27. It is further submitted that the petitioners, in
order to secure distinction to their children in
Chemistry paper without merit in an indirect and
immoral way, obtained question paper of the
examination by paying amount to the persons who got
leaked the question paper and handed over the same to
their children. There are no other allegations that, the
petitioners have actually sold the question paper for
making wrongful gain for themselves, as alleged against
some other accused.
28. The learned counsel for the petitioners
pointing out the distinction between the other accused
persons with that of the petitioners as noted above, has
relied upon a decision reported in (2015) 7 SCC 440
between Prasad Shrikant Purohit Vs. State of
30
Maharashtra and another, wherein the Hon'ble Apex
Court dealing with the Maharashtra Control of
Organised Crime Act, has discussed with regard to the
role of A7 and other accused in that case. It is observed
by the Hon'ble Apex Court in the said case in the
following manner:
“Insofar as A-7 is concerned, he has
been charge-sheeted in Parbhani, Jalna as
well as Malegaon bomb blasts – Materials
available on record disclose that he had a
nexus with member of an “organized crime
syndicate” and also had every nexus with
“organized crime” of the two earlier cases,
namely, Parbhani and Jalna bomb blasts and
also had direct involvement in the present
bomb blast at Malegaon – Hence, insofar as
A-7 is concerned, commission of “continuing
unlawful activity” of an “organized crime” on
behalf of an “organized crime syndicate” by
A-7 is satisfactorily shown – Hence, bar
against bail under S. 21(4) attracted against
A-7 – However, involvement of the remaining
appellants cannot be ascertained either by
way of their nexus with any accused who is a
31
member of an “organized crime syndicate” or
such nexus with “organized crime” which
pertains to Parbhani and Jalna bomb blasts –
But possibility of evidence in support of such
nexus coming to light later cannot be ruled out
as investigation is continuing – It, therefore,
cannot be declared that MCOCA was not
attracted and, therefore, they should be
discharged – But, bar under S. 21(4) not
attracted against them based on materials
currently on record.”
29. Based on the above said decision, it can be
visualized that, the allegations against the other
accused persons who have actually committed the
offence and indulged themselves in leaking out the
question paper are distinct and separate compared to
the petitioners. However, the conduct of the accused
persons as argued by learned SPP., in giving the
question paper to their children is inhuman and it
virtually amounts pronouncing death knell so far as the
other students who have worked hard and who have
burnt their mid night oil for the purpose of getting
32
distinction on merit in the examination. That what
exactly the petitioners have done. Their eyes were blind
folded due to the love and affection towards their
children, ignoring the interest of other students in the
State. However, at this stage, as observed by the writ
Court while granting the Stay Order, the allegations
against these petitioners falls short of attracting the
provisions under the KCOCO Act. As could be seen
from the entire materials on record, there is no
allegations whatsoever either in the objection statement
filed before this Court or before the trial Court that,
earlier to the present incident or with reference to the
other cases, there is no allegations that the petitioners
are the members of the Syndicate in order to commit
any offence earlier to the present one. Though the
distinction is available, but this Court is not on the
basis of such distinction can grant bail, it goes without
saying that, whether they are the members of the
Syndicate or not?, whether they have committed the
offence under the KCOCO Act or not has to be thrashed
33
out as rightly argued by the learned SPP only after Writ
Court gives its finding and completion of the entire
investigation.
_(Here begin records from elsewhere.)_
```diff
@@ -114,23 +132,11 @@
 #pragma unroll
     for (int j = 0; j < 3; ++j)
       g[i][j] = transpose == 1 ? w[(((size_t)k * Cin + r) * 3 + (2 - i)) * 3 + (2 - j)] : w[(((size_t)rsrc * Cin + k) * 3 + i) * 3 + j];
-  float t[4][3];
-#pragma unroll
-  for (int j = 0; j < 3; ++j) {
-    t[0][j] = g[0][j];
-    t[1][j] = 0.5f * (g[0][j] + g[1][j] + g[2][j]);
-    t[2][j] = 0.5f * (g[0][j] - g[1][j] + g[2][j]);
-    t[3][j] = g[2][j];
-  }
+  float u[16];
+  srx_wino_transform(g, u);
   const int nch = K / 32, rt = R / 32;
   const int jg = r >> 5, mrow = r & 31, kc = k / 32, kk = k % 32, quad = kk >> 2, e = kk & 3, s = quad >> 1, hh = quad & 1;
 #pragma unroll
-  for (int i = 0; i < 4; ++i) {
-    const float u[4] = {t[i][0], 0.5f * (t[i][0] + t[i][1] + t[i][2]), 0.5f * (t[i][0] - t[i][1] + t[i][2]), t[i][2]};
-#pragma unroll
-    for (int j = 0; j < 4; ++j) {
-      const int xi = 4 * i + j;
-      upk[(((((size_t)xi * rt + jg) * nch + kc) * 4 + s) * 64 + hh * 32 + mrow) * 4 + e] = u[j];
-    }
-  }
+  for (int xi = 0; xi < 16; ++xi)
+    upk[(((((size_t)xi * rt + jg) * nch + kc) * 4 + s) * 64 + hh * 32 + mrow) * 4 + e] = u[xi];
 }
```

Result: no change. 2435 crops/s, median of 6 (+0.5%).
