# yangt1013/SPEINet

Hardware: AMD Instinct MI355X
Metric: deblurred 720p frames/sec (higher is better)
Workload: dtype f16 (correlation top2)

## Files before the change

### speinet_amd/csrc/conv64_ws16.hip

```cpp
#include "common.h"

namespace {

constexpr int C = 64, KS = 5, PAD = 2, NTAP = KS * KS;
constexpr int TH = 6, TW = 32;
constexpr int IH = TH + KS - 1, IW = TW + KS - 1;
constexpr int PITCH = 2 * C + 16;
constexpr int SLAB = IH * IW * PITCH;
constexpr int NTHR = 256;
constexpr int HR = TH / 2;
constexpr int XCH_WAVE = HR * 4 * 64 * 16;
constexpr int LDS_BYTES = 2 * SLAB + 4 * XCH_WAVE;
constexpr int PF = 1;

struct WsParams {
    const void* a;
    const void* wfrag;
    const float* bias;
    void* out;
    int H, W, batch, act;
    int tiles_x, tiles_y, total;
    long long* stamps;
};

__device__ __forceinline__ void mfma_aw(f32x16& acc, const lpv<_Float16>::x8& w, const lpv<_Float16>::x8& b) {
    asm volatile("v_mfma_f32_32x32x16_f16 %0, %1, %2, %0" : "+v"(acc) : "a"(w), "v"(b));
}
__device__ __forceinline__ void mfma_aw(f32x16& acc, const lpv<__bf16>::x8& w, const lpv<__bf16>::x8& b) {
    asm volatile("v_mfma_f32_32x32x16_bf16 %0, %1, %2, %0" : "+v"(acc) : "a"(w), "v"(b));
}
__device__ __forceinline__ void mfma_aw0(f32x16& acc, const lpv<_Float16>::x8& w, const lpv<_Float16>::x8& b) {
    asm volatile("v_mfma_f32_32x32x16_f16 %0, %1, %2, 0" : "=v"(acc) : "a"(w), "v"(b));
}
__device__ __forceinline__ void mfma_aw0(f32x16& acc, const lpv<__bf16>::x8& w, const lpv<__bf16>::x8& b) {
    asm volatile("v_mfma_f32_32x32x16_bf16 %0, %1, %2, 0" : "=v"(acc) : "a"(w), "v"(b));
}

template <typename TA> struct Chunk { static constexpr int CPP = sizeof(TA) == 4 ? 16 : 8; };

template <typename LP, typename TA, typename TO>
__global__ __launch_bounds__(NTHR, 1) void conv64_ws_kernel(const WsParams p) {
    typedef typename lpv<LP>::x8 lp8;
    typedef typename lpv<LP>::x4 lp4;
    constexpr int CPP = Chunk<TA>::CPP;
    constexpr int NCH = IH * IW * CPP;
    constexpr int NIT = (NCH + NTHR - 1) / NTHR;
    constexpr int NPH = sizeof(TA) == 4 ? 3 : 1;
    constexpr int NITH = (NIT + NPH - 1) / NPH;
    constexpr int PSTEP = 2 * NTAP / NPH;
    static_assert(NPH == 1 || NPH == 3, "the MFMA loop below is cut for one or three staging parts");
    extern __shared__ __attribute__((aligned(16))) unsigned char smem[];

    const int tid = threadIdx.x, lane = tid & 63, wave = tid >> 6;
    const int fr = lane & 31, fk = lane >> 5;
    const int nt = wave >> 1, kh = wave & 1;

    lp8 wreg[NTAP][2];
    {
        const LP* wp = static_cast<const LP*>(p.wfrag) + ((size_t)nt * NTAP * 4 + 2 * kh) * 512 + lane * 8;
#pragma unroll
        for (int t = 0; t < NTAP; ++t)
#pragma unroll
            for (int s = 0; s < 2; ++s) wreg[t][s] = *reinterpret_cast<const lp8*>(wp + (t * 4 + s) * 512);
    }
    float biasv[16];
#pragma unroll
    for (int r = 0; r < 16; ++r) biasv[r] = p.bias ? p.bias[32 * nt + 8 * (r >> 2) + 4 * fk + (r & 3)] : 0.f;

    typedef u32x4 stage_t;
    stage_t sreg[NITH];
    const size_t map_elems = (size_t)p.H * p.W * C;
    const int per_map = p.tiles_x * p.tiles_y;
    const int G = gridDim.x;
    const int slot = (G & 7) ? (int)blockIdx.x : (int)(blockIdx.x & 7) * (G >> 3) + (int)(blockIdx.x >> 3);
    auto tile_of = [&](int t) {
        const int base = t - (int)blockIdx.x;
        return base + G <= p.total ? base + slot : t;
    };
    auto tile_origin = [&](int t, int& b, int& oy0, int& ox0) {
        t = tile_of(t);
        b = t / per_map;
        const int r = t - b * per_map;
        const int ty = r / p.tiles_x;
        oy0 = ty * TH;
        ox0 = (r - ty * p.tiles_x) * TW;
    };
    constexpr int PPI = NTHR / CPP, E = 16 / (int)sizeof(TA);
    const int p0 = tid / CPP, sub = tid - p0 * CPP;
    const int iy0 = p0 / IW, ix0 = p0 - iy0 * IW;
    const int lds0 = p0 * PITCH + sub * (sizeof(TA) == 4 ? 8 : 16);
    auto advance = [](int& iy, int& ix) {
        ix += PPI % IW;
        iy += PPI / IW;
        if (ix >= IW) { ix -= IW; ++iy; }
    };
    auto load_slab = [&](int t, int ph) {
        int b, oy0, ox0;
        tile_origin(t, b, oy0, ox0);
        const TA* base = static_cast<const TA*>(p.a) + (size_t)b * map_elems + sub * E;
        int iy = iy0, ix = ix0;
#pragma unroll
        for (int it = 0; it < NIT; ++it) {
            if (it >= ph * NITH && it < (ph + 1) * NITH) {
                const int iyc = min(iy, IH - 1);
                const int gy = min(max(oy0 - PAD + iyc, 0), p.H - 1), gx = min(max(ox0 - PAD + ix, 0), p.W - 1);
                sreg[it - ph * NITH] = *reinterpret_cast<const stage_t*>(base + ((size_t)gy * p.W + gx) * C);
            }
            advance(iy, ix);
        }
    };
    auto store_slab = [&](int t, int buf, int ph, int lo, int hi) {
        int b, oy0, ox0;
        tile_origin(t, b, oy0, ox0);
        unsigned char* sl = smem + buf * SLAB + lds0;
        int iy = iy0, ix = ix0;
#pragma unroll
        for (int it = 0; it < NIT; ++it) {
            if (it >= ph * NITH + lo && it < ph * NITH + hi && it < (ph + 1) * NITH && iy < IH) {
                const int j = it - ph * NITH;
                const bool ok = ((unsigned)(oy0 - PAD + iy) < (unsigned)p.H) & ((unsigned)(ox0 - PAD + ix) < (unsigned)p.W);
                if constexpr (sizeof(TA) == 4) {
                    const f32x4 v = __builtin_bit_cast(f32x4, sreg[j]);
                    lp4 h = to_lp4<LP>(v);
                    if (!ok) h = lp4{(LP)0.f, (LP)0.f, (LP)0.f, (LP)0.f};
                    *reinterpret_cast<lp4*>(sl + it * PPI * PITCH) = h;
                } else {
                    *reinterpret_cast<stage_t*>(sl + it * PPI * PITCH) = ok ? sreg[j] : stage_t{0u, 0u, 0u, 0u};
                }
            }
            advance(iy, ix);
        }
    };

    int t = blockIdx.x;
    if (t >= p.total) return;
#pragma unroll
    for (int ph = 0; ph < NPH; ++ph) {
        load_slab(t, ph);
        store_slab(t, 0, ph, 0, NITH);
    }
    lds_barrier();

    int boff[TH];
#pragma unroll
    for (int i = 0; i < TH; ++i) boff[i] = (((i + HR * kh) % TH) * IW + fr) * PITCH + kh * 64 + fk * 16;
    unsigned char* const xch = smem + 2 * SLAB;

    int buf = 0;
    for (; t < p.total; t += gridDim.x, buf ^= 1) {
        const int tn = t + gridDim.x;
        const bool more = tn < p.total;
        const int tl = more ? tn : t;
        const bool st_ = t == (int)blockIdx.x + (int)gridDim.x;
        if (st_) SPEI_STAMP(p.stamps, 0);
        load_slab(tl, 0);
        if (st_) SPEI_STAMP(p.stamps, 1);
        __builtin_amdgcn_sched_barrier(0);

        const unsigned char* sl = smem + buf * SLAB;
        f32x16 acc[TH];
        lp8 bq[PF + 1][TH];
        auto step_off = [](int step) { const int tap = step >> 1; return ((tap / KS) * IW + (tap % KS)) * PITCH + (step & 1) * 32; };
#pragma unroll
        for (int d = 0; d < PF; ++d)
#pragma unroll
            for (int i = 0; i < TH; ++i) bq[d][i] = *reinterpret_cast<const lp8*>(sl + boff[i] + step_off(d));
        auto steps = [&](auto lo_c, auto hi_c) {
            constexpr int LO = decltype(lo_c)::value, HI = decltype(hi_c)::value;
#pragma unroll
            for (int step = LO; step < HI; ++step) {
                const int tap = step >> 1, s2 = step & 1;
                if (step + PF < NTAP * 2) {
#pragma unroll
                    for (int i = 0; i < TH; ++i)
                        bq[(step + PF) % (PF + 1)][i] = *reinterpret_cast<const lp8*>(sl + boff[i] + step_off(step + PF));
                }
#pragma unroll
                for (int i = 0; i < TH; ++i) {
                    if (step == 0) mfma_aw0(acc[i], wreg[tap][s2], bq[step % (PF + 1)][i]);
                    else mfma_aw(acc[i], wreg[tap][s2], bq[step % (PF + 1)][i]);
                }
                if (NPH == 1 && step >= NTAP && ((step - NTAP) & 1) == 0 && (step - NTAP) / 2 < NITH)
                    store_slab(tl, buf ^ 1, 0, (step - NTAP) / 2, (step - NTAP) / 2 + 1);
            }
        };
        if constexpr (NPH == 1) {
            steps(std::integral_constant<int, 0>{}, std::integral_constant<int, 2 * NTAP>{});
        } else {
            steps(std::integral_constant<int, 0>{}, std::integral_constant<int, PSTEP>{});
            store_slab(tl, buf ^ 1, 0, 0, NITH);
            load_slab(tl, 1);
            steps(std::integral_constant<int, PSTEP>{}, std::integral_constant<int, 2 * PSTEP>{});
            store_slab(tl, buf ^ 1, 1, 0, NITH);
            load_slab(tl, 2);
            steps(std::integral_constant<int, 2 * PSTEP>{}, std::integral_constant<int, 2 * NTAP>{});
        }

        __builtin_amdgcn_sched_barrier(0);
        asm volatile("s_nop 7\n\ts_nop 7\n\ts_nop 7" ::: "memory");
        __builtin_amdgcn_sched_barrier(0);
        if (st_) SPEI_STAMP(p.stamps, 2);
        {
            f32x4* x = reinterpret_cast<f32x4*>(xch + wave * XCH_WAVE) + lane;
#pragma unroll
            for (int j = 0; j < HR; ++j)
#pragma unroll
                for (int g = 0; g < 4; ++g)
                    x[(j * 4 + g) * 64] = f32x4{acc[HR + j][4 * g], acc[HR + j][4 * g + 1], acc[HR + j][4 * g + 2], acc[HR + j][4 * g + 3]};
        }
        lds_barrier();
        if (st_) SPEI_STAMP(p.stamps, 3);
        {
            int b, oy0, ox0;
            tile_origin(t, b, oy0, ox0);
            TO* ob = static_cast<TO*>(p.out) + (size_t)b * map_elems;
            const int ox = ox0 + fr;
            const f32x4* x = reinterpret_cast<const f32x4*>(xch + (wave ^ 1) * XCH_WAVE) + lane;
#pragma unroll
            for (int j = 0; j < HR; ++j) {
                const int oy = oy0 + kh * HR + j;
                if (oy < p.H && ox < p.W) {
                    TO* o = ob + ((size_t)oy * p.W + ox) * C + 32 * nt + 4 * fk;
#pragma unroll
                    for (int g = 0; g < 4; ++g) {
                        const f32x4 q = x[(j * 4 + g) * 64];
                        f32x4 v;
#pragma unroll
                        for (int e = 0; e < 4; ++e) {
                            v[e] = acc[j][4 * g + e] + q[e] + biasv[4 * g + e];
                            if (p.act == SPEI_ACT_RELU) v[e] = fmaxf(v[e], 0.f);
                        }
                        if constexpr (sizeof(TO) == 4) *reinterpret_cast<f32x4*>(o + 8 * g) = v;
                        else *reinterpret_cast<lp4*>(o + 8 * g) = to_lp4<LP>(v);
                    }
                }
            }
        }
        if (st_) SPEI_STAMP(p.stamps, 4);
        if (NPH > 1) store_slab(tl, buf ^ 1, NPH - 1, 0, NITH);
        else store_slab(tl, buf ^ 1, 0, (NTAP + 1) / 2, NITH);
        lds_barrier();
        if (st_) SPEI_STAMP(p.stamps, 5);
    }
}
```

But the question now arises before this
Court is how long the petitioners have to wait for
completion of the investigation. As it is evident that
since more than 90 days, the petitioners have been
languishing in Judicial Custody, no allegations have
been made that, while in jail they have made any
attempts to tamper with the witnesses including their
own children. There is no allegations that these
petitioners were involved in any other offences prior to
the present one and there is no allegations that there
was any previous bad antecedents. Even the learned
SPP has not argued on any aspect that the petitioners
have committed any illegality or any offence while
discharging their duties as public servants, and any
departmental enquiry or proceedings are pending.
Therefore from isolated one case, the petitioners cannot
be doubted as anti social elements.
34
30. In this background, the Court has got
responsibility of looking at the case in three dimensions.
The Court has to bear in mind the interest of the victim
and the interest of the accused with regard to the right
of liberty guaranteed under the Constitution of India
and also the societal impact of the alleged offences.
31. In this context learned SPP relied upon a
decision of the Delhi High Court in W.P. (Crl)
1555/2011 and Crl.M.A No.17832/2011(Stay) dated
21.5. 2012, wherein the court has observed thus:
As held in Burrakur Coal Co.
Ltd.(supra), here the language used by the
parliament is too general, the preamble of the
enactment may be resorted to explain it. As
per the aims and object of MCOCA, it was
enacted to curb organized crime which has
posed a very serious threat to our society.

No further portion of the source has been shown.